▸ **Data**:

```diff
+                    if (k >= 0) {
+                        k = PM2_UNI(k);
+                        const int i = cs - s0 + lane;
+                        if (i < pick(sz, k)) {
+                            const int cc = i / N;
+                            const u16 *mult = tu + pick(mo, k);
+                            if (mult[cc] != 0) {
+                                const DV v = view(k);
+                                nv[h] = lds<int>(v.base + L.tgt)[v.tab_get(cc, i - cc * N)];
+                                dc[h] = (mult + ((pick(nco, k) + 1) & ~1))[cc];
+                            }
+                        }
+                    }
+                }
+                PM2_BARRIER();
+#pragma unroll
+                for (int h = 0; h < 2; ++h) {
+                    int s0;
+                    const int cs = b + h * T + wave * 64;
+                    int k = seg_find(sz, cs, s0);
+                    if (k >= 0) {
+                        k = PM2_UNI(k);
+                        if (dc[h] >= 0) {
+                            const DV v = view(k);
+                            const int i = cs - s0 + lane;
+                            v.tab_set(dc[h], i - (i / N) * N, nv[h]);
+                        }
+                    }
+                }
+            }
+        }
+        {
+            int k = -1, r = 0, st = 0;
+#pragma unroll
+            for (int kk = 0; kk < K; ++kk) {
+                if (tid >= st && tid < st + ncl[kk]) { k = kk; r = tid - st; }
+                st += ncl[kk];
+            }
+            if (k >= 0) {
+                const int nc = pick(ncl, k);
+                int *cm = ti + pick(co, k);
+                const int mine = cm[r];
+                int s = 0;
+                for (int r2 = 0; r2 < nc; ++r2) if (cm[r2] < mine) ++s;
+                cm[nc + r] = s;
+                cm[2 * nc + r] = lds<int>(L.ds0 + k * L.ds_stride + L.clsval)[r];
+            }
+        }
+        PM2_BARRIER();
+#pragma nounroll
+        for (int k = 0; k < K; ++k) {
+            const int dbase = L.ds0 + k * L.ds_stride;
+            const int nc = pick(ncl, k);
+            const int *cm = ti + pick(co, k);
+            const u16 *cmap = tu + pick(mo, k) + ((pick(nco, k) + 1) & ~1);
+            int ck[PPL];
+            col_get(k, ck);
+#pragma unroll
+            for (int uu = 0; uu < PPL; ++uu) {
+                const int p = tid * PPL + uu;
+                const int r = csl_get(k, uu);
+                const int ns_ = cm[nc + r];
+                ck[uu] = cmap[ck[uu]];
+                if (cm[r] == p) { lds<int>(dbase + L.clsval)[ns_] = cm[2 * nc + r]; lds<int>(dbase + L.clslead)[ns_] = p; lds<int>(dbase + L.leadcol)[ns_] = ck[uu]; }
+                csl_put(k, uu, ns_);
+            }
+            col_put(k, ck);
+        }
+        if (tid < K) {
+            const int k = tid;
+            const int nc = pick(ncl, k);
+            const int *cm = ti + pick(co, k);
+            int nc2 = 0;
+            for (int r = 0; r < nc; ++r) nc2 += (cm[r] != 0x7fffffff) ? 1 : 0;
+            int *dsc = lds<int>(L.ds0 + k * L.ds_stride + L.dsc);
+            const int moved = sc()[SC_MV0 + k];
+            dsc[DS_NCLS] = nc2; dsc[DS_NCOL] = pick(ncn, k); dsc[DS_MAXID] = pick(nmx, k); dsc[DS_DIRTY] = 1;
+            long long *w_ = wk(k);
+            w_[WK_COLS] += pick(nco, k); w_[WK_MOVED] += moved; w_[WK_MOVE_EVENTS] += moved ? 1 : 0; w_[WK_FUSED] += 1;
+        }
+        PM2_BARRIER();
+    }
+
     PM2_DEV void resample(long long pos, double mx)
     {
         PHR(0);
@@ -1460,6 +1872,32 @@
             lw.set(uu, 1.0);
         }
         PM2_BARRIER();
+        {
+            int nco[K], om[K], ncl[K];
+            int bytes = 0;
+            bool fits = true;
+#pragma unroll
+            for (int k = 0; k < K; ++k) {
+                const int *dsc = lds<int>(L.ds0 + k * L.ds_stride + L.dsc);
+                nco[k] = PM2_UNI(dsc[DS_NCOL]); om[k] = PM2_UNI(dsc[DS_MAXID]); ncl[k] = PM2_UNI(dsc[DS_NCLS]);
+                bytes += 4 * (om[k] + 1 + 3 * ncl[k]) + 4 * ((nco[k] + 1) & ~1);
+                fits = fits && om[k] < L.idcap;
+            }
+            if (fits && bytes <= L.rs_anc) {
+                FusedLane<K, PPL, NW, GO> fl;
+                fl.colp = colp; fl.cslp = cslp;
+#ifdef PM2_DETAIL_TIMERS
+                fl.phd_last = phd_last; fl.phd_cur = phd_cur;
+#endif
+                fl = resample_fused_cold<K, PPL, NW, GO>((const SweepArgs *)ap, chain, fl);
+                colp = fl.colp; cslp = fl.cslp;
+#ifdef PM2_DETAIL_TIMERS
+                phd_last = fl.phd_last; phd_cur = fl.phd_cur;
+#endif
+                PHR(15);
+                return;
+            }
+        }
         u16 *scol = lds<u16>(L.tr), *mult = lds<u16>(L.tr + P * 2), *cmap = lds<u16>(L.tr + P * 4);
         u8 *scsl = lds<u8>(L.tr + P * 6);
         int *hist = lds<int>(L.tr + L.rs_hist);
@@ -1580,47 +2018,29 @@
             }
             PHR(12);
             if (sc()[SC_TMP0] != 0) {
-                const int D = ap->ds[k].D;
-                if ((GO || v.kind == K_GAUSSIAN)) {
-                    auto sb = PM2_G(double, v.ar.sb());
-                    const long long nitems = (long long)oldmax * D;
-                    for (long long b = 0; b < nitems; b += T) {
-                        const long long it = b + tid;
-                        const int id = 1 + (int)(it / D), q = (int)(it - (long long)(id - 1) * D);
-                        const int nid = (it < nitems) ? v.tgt_get(id) : 0;
-                        const bool mv = nid != 0 && nid != id;
-                        double sg = 0.0, bt = 0.0;
-                        if (mv) { sg = sb[((size_t)id * D + q) * 2]; bt = sb[((size_t)id * D + q) * 2 + 1]; }
-                        PM2_BARRIER();
-                        if (mv) { sb[((size_t)nid * D + q) * 2] = sg; sb[((size_t)nid * D + q) * 2 + 1] = bt; }
-                    }
-                } else if ((!GO && v.kind == K_CATEGORICAL)) {
-                    auto cn_ = PM2_G(int, v.ar.cnt());
-                    const int W = D * v.Lc;
-                    const long long nitems = (long long)oldmax * W;
-                    for (long long b = 0; b < nitems; b += T) {
-                        const long long it = b + tid;
-                        const int id = 1 + (int)(it / W), q = (int)(it - (long long)(id - 1) * W);
-                        const int nid = (it < nitems) ? v.tgt_get(id) : 0;
-                        const bool mv = nid != 0 && nid != id;
-                        int c_ = 0;
-                        if (mv) c_ = cn_[(size_t)id * W + q];
-                        PM2_BARRIER();
-                        if (mv) cn_[(size_t)nid * W + q] = c_;
-                    }
-                } else {
-                    auto nb_ = PM2_G(long long, v.ar.nbs());
-                    const long long nitems = (long long)oldmax * D;
-                    for (long long b = 0; b < nitems; b += T) {
-                        const long long it = b + tid;
-                        const int id = 1 + (int)(it / D), q = (int)(it - (long long)(id - 1) * D);
-                        const int nid = (it < nitems) ? v.tgt_get(id) : 0;
-                        const bool mv = nid != 0 && nid != id;
-                        long long S_ = 0;
-                        if (mv) S_ = nb_[(size_t)id * D + q];
-                        PM2_BARRIER();
-                        if (mv) nb_[(size_t)nid * D + q] = S_;
-                    }
+                const int W = mv_words(v, k);
+                const long long nitems = (long long)oldmax * W;
+                for (long long b = 0; b < nitems; b += (long long)MVR * T) {
+                    int nidr[MVR];
+                    Mv mv[MVR];
+#pragma unroll
+                    for (int r = 0; r < MVR; ++r) {
+                        const long long it = b + (long long)r * T + tid;
+                        nidr[r] = 0; mv[r].a = 0.0; mv[r].b = 0.0; mv[r].c = 0;
+                        if (it < nitems) {
+                            const int id = 1 + (int)(it / W), q = (int)(it - (long long)(id - 1) * W);
+                            const int nid = v.tgt_get(id);
+                            if (nid != 0 && nid != id) { nidr[r] = nid; mv[r] = mv_load(v, W, id, q); }
+                        }
+                    }
+                    PM2_BARRIER();
+#pragma unroll
+                    for (int r = 0; r < MVR; ++r)
+                        if (nidr[r]) {
+                            const long long it = b + (long long)r * T + tid;
+                            const int id = 1 + (int)(it / W), q = (int)(it - (long long)(id - 1) * W);
+                            mv_store(v, W, nidr[r], q, mv[r]);
+                        }
                 }
             }
             PM2_BARRIER();
@@ -2131,6 +2551,32 @@
 #undef L
 };
 
+template <int K, int PPL, int NW, bool GO> struct FusedLane {
+    decltype(Sweep2<K, PPL, NW, GO>::colp) colp;
+    decltype(Sweep2<K, PPL, NW, GO>::cslp) cslp;
+#ifdef PM2_DETAIL_TIMERS
+    long long phd_last;
+    int phd_cur;
+#endif
+};
+template <int K, int PPL, int NW, bool GO> PM2_COLD FusedLane<K, PPL, NW, GO> resample_fused_cold(const SweepArgs *ap, int chain, FusedLane<K, PPL, NW, GO> fl)
+{
+    Sweep2<K, PPL, NW, GO> s;
+    s.ap = (const PM2_CONST SweepArgs *)ap; s.chain = chain;
+    s.tid = PM2_TID(); s.lane = s.tid & 63; s.wave = s.tid >> 6;
+    s.N = s.ap->N; s.P = s.ap->P;
+    s.colp = fl.colp; s.cslp = fl.cslp;
+#ifdef PM2_DETAIL_TIMERS
+    s.phd_last = fl.phd_last; s.phd_cur = fl.phd_cur;
+#endif
+    s.resample_fused();
+    fl.colp = s.colp; fl.cslp = s.cslp;
+#ifdef PM2_DETAIL_TIMERS
+    fl.phd_last = s.phd_last; fl.phd_cur = s.phd_cur;
+#endif
+    return fl;
+}
+
 template <int K, int PPL, int NW, bool GO> PM2_COLD void hand_over_cold(Sweep2<K, PPL, NW, GO> s, long long pos, int fcode, long long t_start)
 {
     s.hand_over(pos, fcode, t_start);
```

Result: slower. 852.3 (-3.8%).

▸ **Task statement**: Among the lines of the listing above, count those that contain "kind" and give only the count.

▸ **Response area**: 2